- [Work to be completed] Your answer must consist of every line from the data below that includes the word "deltaLL".

- [Dataset excerpts]

template <int PHASE, bool SINGLE>
CG_DEVICE void eval_body(const SamplerDev &S, uint32_t slices, const uint32_t vbid, const uint32_t vgdim, const EvalHot hot, const EvalFirst &first)
{
#if defined(GEN_TIMELINE)
    unsigned long long ets[11]; uint32_t ets_n = 0;
#endif
    constexpr bool CHAINP = PHASE == EVAL_CHAIN_SPLIT;
    constexpr bool CHAIN = PHASE == EVAL_CHAIN || CHAINP;
    constexpr bool FUSEDF = PHASE == EVAL_FUSED || PHASE == EVAL_CHAIN;
    const uint32_t qFirst = (FUSEDF || PHASE == EVAL_SEQ) ? vbid : vbid / slices;
    PropRec pNext = first.p;
    const uint32_t qlen = first.qlen;
    const float T = first.T;
    CG_SHARED float lds[16 * 4];
    CG_SHARED float decf; CG_SHARED uint32_t deci;

    CG_SHARED float seqTerm[PHASE == EVAL_SEQ ? 4 * 4 * EVAL_SEQ_BS : 1];
    constexpr bool WHOLE = FUSEDF || PHASE == EVAL_SEQ;
    const uint32_t mm = (PHASE == EVAL_SEQ) ? S.mathMode : GM_MATH_PORTABLE;
    const uint32_t t = cg_tid(), BS = cg_bdim();
#if defined(GEN_PROFILE) && !defined(GEN_SUBMARKS) && !defined(GEN_ROUNDMARKS)
    unsigned long long eprof_last = cg_clock();
#endif
    const float lambda = S.lambda;
    EVAL_TS(0);
    const bool multiWave = BS > 64u;
    const bool scalarLane = !multiWave || t < 64u;
    const uint32_t slice = WHOLE ? 0u : vbid % slices;
    const uint32_t qStep = WHOLE ? vgdim : vgdim / slices;
    const uint32_t chunk0 = slice * BS, stride = WHOLE ? BS : S.redW;
    constexpr bool DECIDE = PHASE == EVAL_DECIDE || CHAINP;
    const bool decider = DECIDE && slice + 1u == slices;
    const bool writer = !CHAIN && (DECIDE ? decider : slice == 0u) && t == 0u;
#if defined(GEN_TIMELINE)
#define EVAL_PUBLISH_RT() do { if (CHAIN && t == 0u && q < 255u && qlen >= 140u && hot.gs->nSteps - hot.gs->nDone >= 512u) g_chain_rt[q * 4u + 1u] = __builtin_amdgcn_s_memrealtime(); } while (0)
#else
#define EVAL_PUBLISH_RT() do { } while (0)
#endif
#define EVAL_PUBLISH(CODE, VAL, NUPD) do { EVAL_TS(7); EVAL_PUBLISH_RT(); if (CHAIN && t == 0u) { unsigned long long *gr_ = hot.grans + (size_t)q * CHAIN_GRAN_STRIDE; const uint32_t units_ = (NUPD) * 3u + alphaUnits; \
        cg_store_agent_u64(&gr_[0], ((unsigned long long)first.tag << 32) | (unsigned long long)((CODE) | (units_ << 8))); \
        cg_store_agent_u64(&gr_[1], ((unsigned long long)first.tag << 32) | (unsigned long long)gm_f2u(VAL)); } } while (0)
#define EVAL_BCAST(F0, I0) do { if (multiWave && !DECIDE) { if (t == 0) { decf = (F0); deci = (I0); } cg_sync(); (F0) = decf; (I0) = deci; } } while (0)
    if (PHASE == EVAL_DECIDE && vbid == 0u && t == 0u) S.gs->applyCount = qlen;
    for (uint32_t q = qFirst; ; q += qStep) {
        const PropRec p = pNext;
        if (q >= qlen) break;
        if (PHASE == EVAL_CHAIN && q + qStep < qlen && (S.Npad >> 2) <= BS && BS >= 128u) {
            const uint32_t qB = q + qStep;
            const PropRec pB = hot.queue[qB < hot.queueCap ? qB : 0u];
            const uint32_t qN = qB + qStep;
            if (qN < qlen) pNext = hot.queue[qN < hot.queueCap ? qN : 0u];
#if defined(COGAPS_EMUL)
            if (t == 0u) cg_atomic_add_u64(&S.gs->prof[7], 1ull);
#endif
            eval_chain_pair(S, hot.grans, first.tag, T, p, pB, q, qB);
            if (qN >= qlen) break;
            q = qB;
            continue;
        }
        { uint32_t ty_ = p.type; EVAL_PIN(ty_); }
        EVAL_TS(1);
        uint64_t rng = p.rng; uint32_t nUpd = 0;
#if defined(EVAL_ATOMS_LATE)
        EvalAtoms ea = eval_atoms_load(S, p, writer && PHASE == EVAL_SEQ);
#else
        EvalAtoms ea = eval_atoms_load(S, p, writer && (PHASE == EVAL_FUSED || PHASE == EVAL_SEQ));
#endif
        bool eaLoaded = false;
        const bool two = (p.type == 'M' || p.type == 'E');
        const float m1 = p.m1, m2 = p.m2, old1 = p.old1, old2 = p.old2;
        const bool gibbs1 = (p.gibbs & 1u) != 0u, gibbs2 = (p.gibbs & 2u) != 0u;
        EVAL_PROF(0);
        EVAL_TS(2);
#if defined(GEN_PROFILE)
        if (S.dbg & 1u) { if (p.type == 0xFFu || m1 == -1.f) S.queueUnits[q] = (uint32_t)old1; break; }
#endif
        bool need = (p.type == 'B') ? gibbs1 : ((p.type == 'D' || p.type == 'M') ? true : (gibbs1 || gibbs2));
#if defined(GEN_PROFILE)
        if (S.dbg & 16u) need = false;
#endif
        const bool diff = two && p.r1 != p.r2;
        const uint32_t alphaUnits = need ? (!two ? 4u : (diff ? 8u : 5u)) : 0u;
        float s = 0.f, smu = 0.f;
        uint32_t typeX = p.type;
        constexpr bool PRE = FUSEDF && SINGLE;
        EvalPre pre; pre.v1 = f4_zero(); pre.p1 = f4_zero(); pre.v2 = f4_zero(); pre.p2 = f4_zero();
        const uint32_t jPre = chunk0 + t;
#define EVAL_PREFETCH() do { if (PRE && jPre < (S.Npad >> 2)) { \
            pre.v1 = ld4(S.other + (size_t)p.c1 * S.Npad, jPre); pre.p1 = ld4(S.AP + (size_t)p.r1 * S.Npad, jPre); \
            if (two) { pre.v2 = ld4(S.other + (size_t)p.c2 * S.Npad, jPre); if (p.r1 != p.r2) pre.p2 = ld4(S.AP + (size_t)p.r2 * S.Npad, jPre); } } } while (0)
        DecRec owe; owe.n = 0; owe.r1 = 0; owe.c1 = 0; owe.d1 = 0.f; owe.r2 = 0; owe.c2 = 0; owe.d2 = 0.f; owe.pad = 0;
#define EVAL_UPD1(ROW, COL, DELTA) do { if (DECIDE) { owe.n = 1u; owe.r1 = (ROW); owe.c1 = (COL); owe.d1 = (DELTA); } \
            else if (PRE) eval_update_pre1(S, (ROW), (COL), (DELTA), chunk0, stride, pre.v1, pre.p1); else eval_update_ap(S, (ROW), (COL), (DELTA), chunk0, stride); } while (0)
#define EVAL_UPD2(R1, C1, D1, R2, C2, D2) do { if (DECIDE) { owe.n = 2u; owe.r1 = (R1); owe.c1 = (C1); owe.d1 = (D1); owe.r2 = (R2); owe.c2 = (C2); owe.d2 = (D2); } \
            else if (PRE) eval_update_pre2(S, (R1), (C1), (D1), (R2), (C2), (D2), chunk0, stride, pre); else eval_update_ap2(S, (R1), (C1), (D1), (R2), (C2), (D2), chunk0, stride); } while (0)
        constexpr bool AHEAD = (FUSEDF && SINGLE) || DECIDE;
        EvalSpec spec; spec.rng = rng; spec.mm = mm; spec.l1 = 0.f; spec.l2 = 0.f;
        spec.n = (AHEAD && scalarLane && need && (p.type == 'D' || p.type == 'M')) ? ((p.type == 'D' && gibbs1) ? 2u : 1u) : 0u;
        if (need) {
            float tot[4] = {0.f, 0.f, 0.f, 0.f};
            if (PHASE == EVAL_SEQ) {
                const uint32_t rowA[1] = {p.r1}, colA[1] = {p.c1};
                if (diff) {
                    const uint32_t rowAB[2] = {p.r1, p.r2}, colAB[2] = {p.c1, p.c2};
                    eval_alpha_seq<2, EVAL_MODE_ONE>(S, rowAB, colAB, 0u, 0.f, seqTerm, lds, tot);
                } else {
                    float t2[2] = {0.f, 0.f};
                    if (p.type == 'D') eval_alpha_seq<1, EVAL_MODE_CH>(S, rowA, colA, 0u, -1.f * m1, seqTerm, lds, t2);
                    else if (two) eval_alpha_seq<1, EVAL_MODE_SAME>(S, rowA, colA, p.c2, 0.f, seqTerm, lds, t2);
                    else eval_alpha_seq<1, EVAL_MODE_ONE>(S, rowA, colA, 0u, 0.f, seqTerm, lds, t2);
                    tot[0] = t2[0]; tot[1] = t2[1];
                }
            } else if (PHASE != EVAL_APPLY) {
                const uint32_t rowA[1] = {p.r1}, colA[1] = {p.c1};
                if (diff) {
                    const uint32_t rowAB[2] = {p.r1, p.r2}, colAB[2] = {p.c1, p.c2};
                    eval_alpha<2, EVAL_MODE_ONE>(S, rowAB, colAB, 0u, 0.f, chunk0, stride, lds, tot, spec EVAL_TS_ARGS);
                } else {
                    float t2[2] = {0.f, 0.f};
                    if (p.type == 'D') eval_alpha<1, EVAL_MODE_CH>(S, rowA, colA, 0u, -1.f * m1, chunk0, stride, lds, t2, spec EVAL_TS_ARGS);
                    else if (two) eval_alpha<1, EVAL_MODE_SAME>(S, rowA, colA, p.c2, 0.f, chunk0, stride, lds, t2, spec EVAL_TS_ARGS);
                    else eval_alpha<1, EVAL_MODE_ONE>(S, rowA, colA, 0u, 0.f, chunk0, stride, lds, t2, spec EVAL_TS_ARGS);
                    tot[0] = t2[0]; tot[1] = t2[1];
                }
                if (PHASE == EVAL_ALPHA) { if (t == 0) { float *o = S.partials + (size_t)q * 64u + slice; o[0] = tot[0]; o[16] = tot[1]; o[32] = tot[2]; o[48] = tot[3]; } }
                if (DECIDE && t < 64u) {
                    unsigned long long *gr = S.grans + (size_t)q * 64u;
                    if (!decider) {
                        if (t < 4u) { const float v = t == 0u ? tot[0] : (t == 1u ? tot[1] : (t == 2u ? tot[2] : tot[3])); cg_store_agent_u64(&gr[slice * 4u + t], ((unsigned long long)first.tag << 32) | (unsigned long long)gm_f2u(v)); }
                    } else {
                        ea = eval_atoms_load(S, p, writer); eaLoaded = true;
                        const uint32_t comp = t >> 4, sl = t & 15u;
                        const bool want = sl + 1u < slices;
                        unsigned long long g = 0ull; uint32_t spins = 0;
                        for (;;) {
                            if (want) g = cg_load_l2_u64(&gr[sl * 4u + comp]);
                            const bool ok = !want || (uint32_t)(g >> 32) == first.tag;
                            if (cg_ballot(!ok) == 0ull) break;
                            if (cg_poll_expired(++spins)) { if (t == 0u) S.gs->error = GAPS_ERR_SPIN; typeX = 0u; break; }
                            cg_poll_pause();
                        }
                        const float own = comp == 0u ? tot[0] : (comp == 1u ? tot[1] : (comp == 2u ? tot[2] : tot[3]));
                        float z = want ? gm_u2f((uint32_t)g) : (sl + 1u == slices ? own : 0.f);
                        const uint32_t slots = S.redW / BS;
                        for (uint32_t st = 1; st < slots; st <<= 1) z = z + cg_shfl_xor_f32(z, (int)st);
                        tot[0] = cg_lane_read_f32(z, 0); tot[1] = cg_lane_read_f32(z, 16); tot[2] = cg_lane_read_f32(z, 32); tot[3] = cg_lane_read_f32(z, 48);
                    }
                }
            } else {
                if (t < 64u) {
                    const uint32_t slots = S.redW / BS;
                    float z = ((t & 15u) < slices) ? S.partials[(size_t)q * 64u + t] : 0.f;
                    for (uint32_t st = 1; st < slots; st <<= 1) z = z + cg_shfl_xor_f32(z, (int)st);
                    tot[0] = cg_lane_read_f32(z, 0); tot[1] = cg_lane_read_f32(z, 16); tot[2] = cg_lane_read_f32(z, 32); tot[3] = cg_lane_read_f32(z, 48);
                }
            }
            s = diff ? tot[0] + tot[2] : tot[0]; smu = diff ? tot[1] - tot[3] : tot[1];
            if (AHEAD && spec.n) eval_spec_run(spec);
        }
        EVAL_PIN(s); EVAL_TS(3);
        if (FUSEDF) EVAL_PREFETCH();
#if defined(EVAL_ATOMS_LATE)
        if (PHASE == EVAL_FUSED) ea = eval_atoms_load(S, p, writer);
#endif
        if (PHASE == EVAL_APPLY || (DECIDE && !eaLoaded)) ea = eval_atoms_load(S, p, writer);
        if (PHASE == EVAL_ALPHA || (DECIDE && !decider)) { if (q + qStep >= qlen) break; { const uint32_t qn_ = q + qStep; pNext = hot.queue[qn_ < hot.queueCap ? qn_ : 0u]; } cg_sync(); continue; }
        s = s * T; smu = smu * T;
#if defined(GEN_PROFILE)
        if (S.dbg & 8u) { if (q + qStep >= qlen) break; { const uint32_t qn_ = q + qStep; pNext = hot.queue[qn_ < hot.queueCap ? qn_ : 0u]; } cg_sync(); continue; }
#endif
        if (typeX == 'B') {
            float bv = 0.f; uint32_t bhas = 0;
            if (scalarLane) {
                if (gibbs1) { OptF g = gm_gibbs_mass(s, smu, 0.f, S.maxGibbsMass, rng, S.luts, true, lambda); bv = g.v; bhas = g.has ? 1u : 0u; }
                else { bv = pcg_exponential(rng, lambda, mm); bhas = 1u; }
                if (bhas != 0u && bv >= GAPS_EPSILON) EVAL_PUBLISH(CHAIN_APPLY, bv, 1u); else EVAL_PUBLISH(CHAIN_ERASE, 0.f, 0u);
            }
            EVAL_PIN(bv); EVAL_TS(4);
            EVAL_BCAST(bv, bhas);
            EVAL_TS(5);
            if (bhas != 0u && bv >= GAPS_EPSILON) {
                EVAL_UPD1(p.r1, p.c1, bv);
                ++nUpd;
                if (writer) { atom_set_mass(S, p.h1, ea.a1.left, bv); eval_store_matrix(S, p.r1, p.c1, old1, old1 + bv); }
            } else if (writer) eval_cache_erase(S, p.h1, p.r1, p.c1);
        } else if (typeX == 'D') {
            float rebirth = m1;
            EVAL_PROF(1);
            uint32_t acc = 0;
            if (scalarLane) {
                bool drew = false;
                if (gibbs1) {
                    OptF g = gm_gibbs_mass(s, smu, 0.f, S.maxGibbsMass, rng, S.luts, true, lambda);
                    if (g.has) { rebirth = g.v; drew = true; }
                }
                const float deltaLL = rebirth * (smu - s * rebirth / 2.f);
                const float logU = (AHEAD && need) ? (drew ? spec.l2 : spec.l1) : gm_logf_m(pcg_uniform(rng), mm);
                acc = (logU < deltaLL) ? 1u : 0u;
                if (acc != 0u) { if (rebirth != m1) EVAL_PUBLISH(CHAIN_APPLY, rebirth, 1u); else EVAL_PUBLISH(CHAIN_NONE, 0.f, 0u); } else EVAL_PUBLISH(CHAIN_ERASE, 0.f, 1u);
            }
            EVAL_PIN(acc); EVAL_TS(4);
            EVAL_BCAST(rebirth, acc);
            EVAL_TS(5);
            EVAL_PROF(2);
            if (acc != 0u) {
                if (rebirth != m1) {
                    const float nv = gm_max(old1 + (rebirth - m1), 0.f);
                    EVAL_UPD1(p.r1, p.c1, nv - old1);
                    ++nUpd;
                    if (writer) { eval_store_matrix(S, p.r1, p.c1, old1, nv); atom_set_mass(S, p.h1, ea.a1.left, rebirth); }
                }
            } else {
                const float nv = gm_max(old1 + (-1.f * m1), 0.f);
                EVAL_UPD1(p.r1, p.c1, nv - old1);
                ++nUpd;
                if (writer) { eval_store_matrix(S, p.r1, p.c1, old1, nv); eval_cache_erase(S, p.h1, p.r1, p.c1); }
            }
            EVAL_PROF(3);
        } else if (typeX == 'M') {
            uint32_t acc = 0; float unused = 0.f;
            if (scalarLane) { const float deltaLL = -1.f * m1 * (smu + s * m1 / 2.f); const float logU = (AHEAD && need) ? spec.l1 : gm_logf_m(pcg_uniform(rng), mm); acc = (logU < deltaLL) ? 1u : 0u;
                              if (acc) EVAL_PUBLISH(CHAIN_APPLY, 0.f, 2u); else EVAL_PUBLISH(CHAIN_NONE, 0.f, 0u); }
            EVAL_PIN(acc); EVAL_TS(4);
            EVAL_BCAST(unused, acc);
            EVAL_TS(5);
            if (acc) {
                const float nv1 = gm_max(old1 + (-m1), 0.f);
                EVAL_UPD2(p.r1, p.c1, nv1 - old1, p.r2, p.c2, m1);
                nUpd += 2;
                if (writer) {
                    eval_domain_move(S, p, ea.a1);
                    eval_store_matrix(S, p.r1, p.c1, old1, nv1);
                    eval_store_matrix(S, p.r2, p.c2, old2, old2 + m1);
                }
            }
        } else if (need && typeX == 'E') {
            float gv = 0.f; uint32_t gh = 0;
            if (scalarLane) { OptF g0 = gm_gibbs_mass(s, smu, -m1, m2, rng, S.luts, false, 0.f); gv = g0.v; gh = g0.has ? 1u : 0u;
                              if (gh != 0u && m1 + gv > GAPS_EPSILON && m2 - gv > GAPS_EPSILON) EVAL_PUBLISH(CHAIN_APPLY, gv, 2u); else EVAL_PUBLISH(CHAIN_NONE, 0.f, 0u); }
            EVAL_PIN(gv); EVAL_TS(4);
            EVAL_BCAST(gv, gh);
            EVAL_TS(5);
            const float n1 = m1 + gv, n2 = m2 - gv;
            if (gh != 0u && n1 > GAPS_EPSILON && n2 > GAPS_EPSILON) {
                const float nv1 = gm_max(old1 + (n1 - m1), 0.f);
                const float nv2 = gm_max(old2 + (n2 - m2), 0.f);
                EVAL_UPD2(p.r1, p.c1, nv1 - old1, p.r2, p.c2, nv2 - old2);
                nUpd += 2;
                if (writer) {
                    eval_store_matrix(S, p.r1, p.c1, old1, nv1);
                    eval_store_matrix(S, p.r2, p.c2, old2, nv2);
                    atom_set_mass(S, p.h1, ea.a1.left, n1); atom_set_mass(S, p.h2, ea.left2, n2);
                }
            }
        }
        else EVAL_PUBLISH(CHAIN_NONE, 0.f, 0u);
        EVAL_TS(6);
        EVAL_TS_DUMP(p.type | (nUpd << 8) | ((p.r1 == p.r2 ? 1u : 0u) << 16));
        if (DECIDE && writer) S.dec[q] = owe;
        if (writer) {
            uint32_t units = nUpd * 3u;
            if (need) units += !two ? 4u : (diff ? 8u : 5u);
            S.queueUnits[q] = units;
        }
        if (q + qStep >= qlen) break;
        { const uint32_t qn_ = q + qStep; pNext = hot.queue[qn_ < hot.queueCap ? qn_ : 0u]; }
        cg_sync();
    }
#if !defined(COGAPS_EMUL)
    if (CHAINP) eval_chain_updates(S, hot, first.tag, qlen, vbid, vgdim);
#endif
}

- [Solved exercise]
                const float deltaLL = rebirth * (smu - s * rebirth / 2.f);
                acc = (logU < deltaLL) ? 1u : 0u;
            if (scalarLane) { const float deltaLL = -1.f * m1 * (smu + s * m1 / 2.f); const float logU = (AHEAD && need) ? spec.l1 : gm_logf_m(pcg_uniform(rng), mm); acc = (logU < deltaLL) ? 1u : 0u;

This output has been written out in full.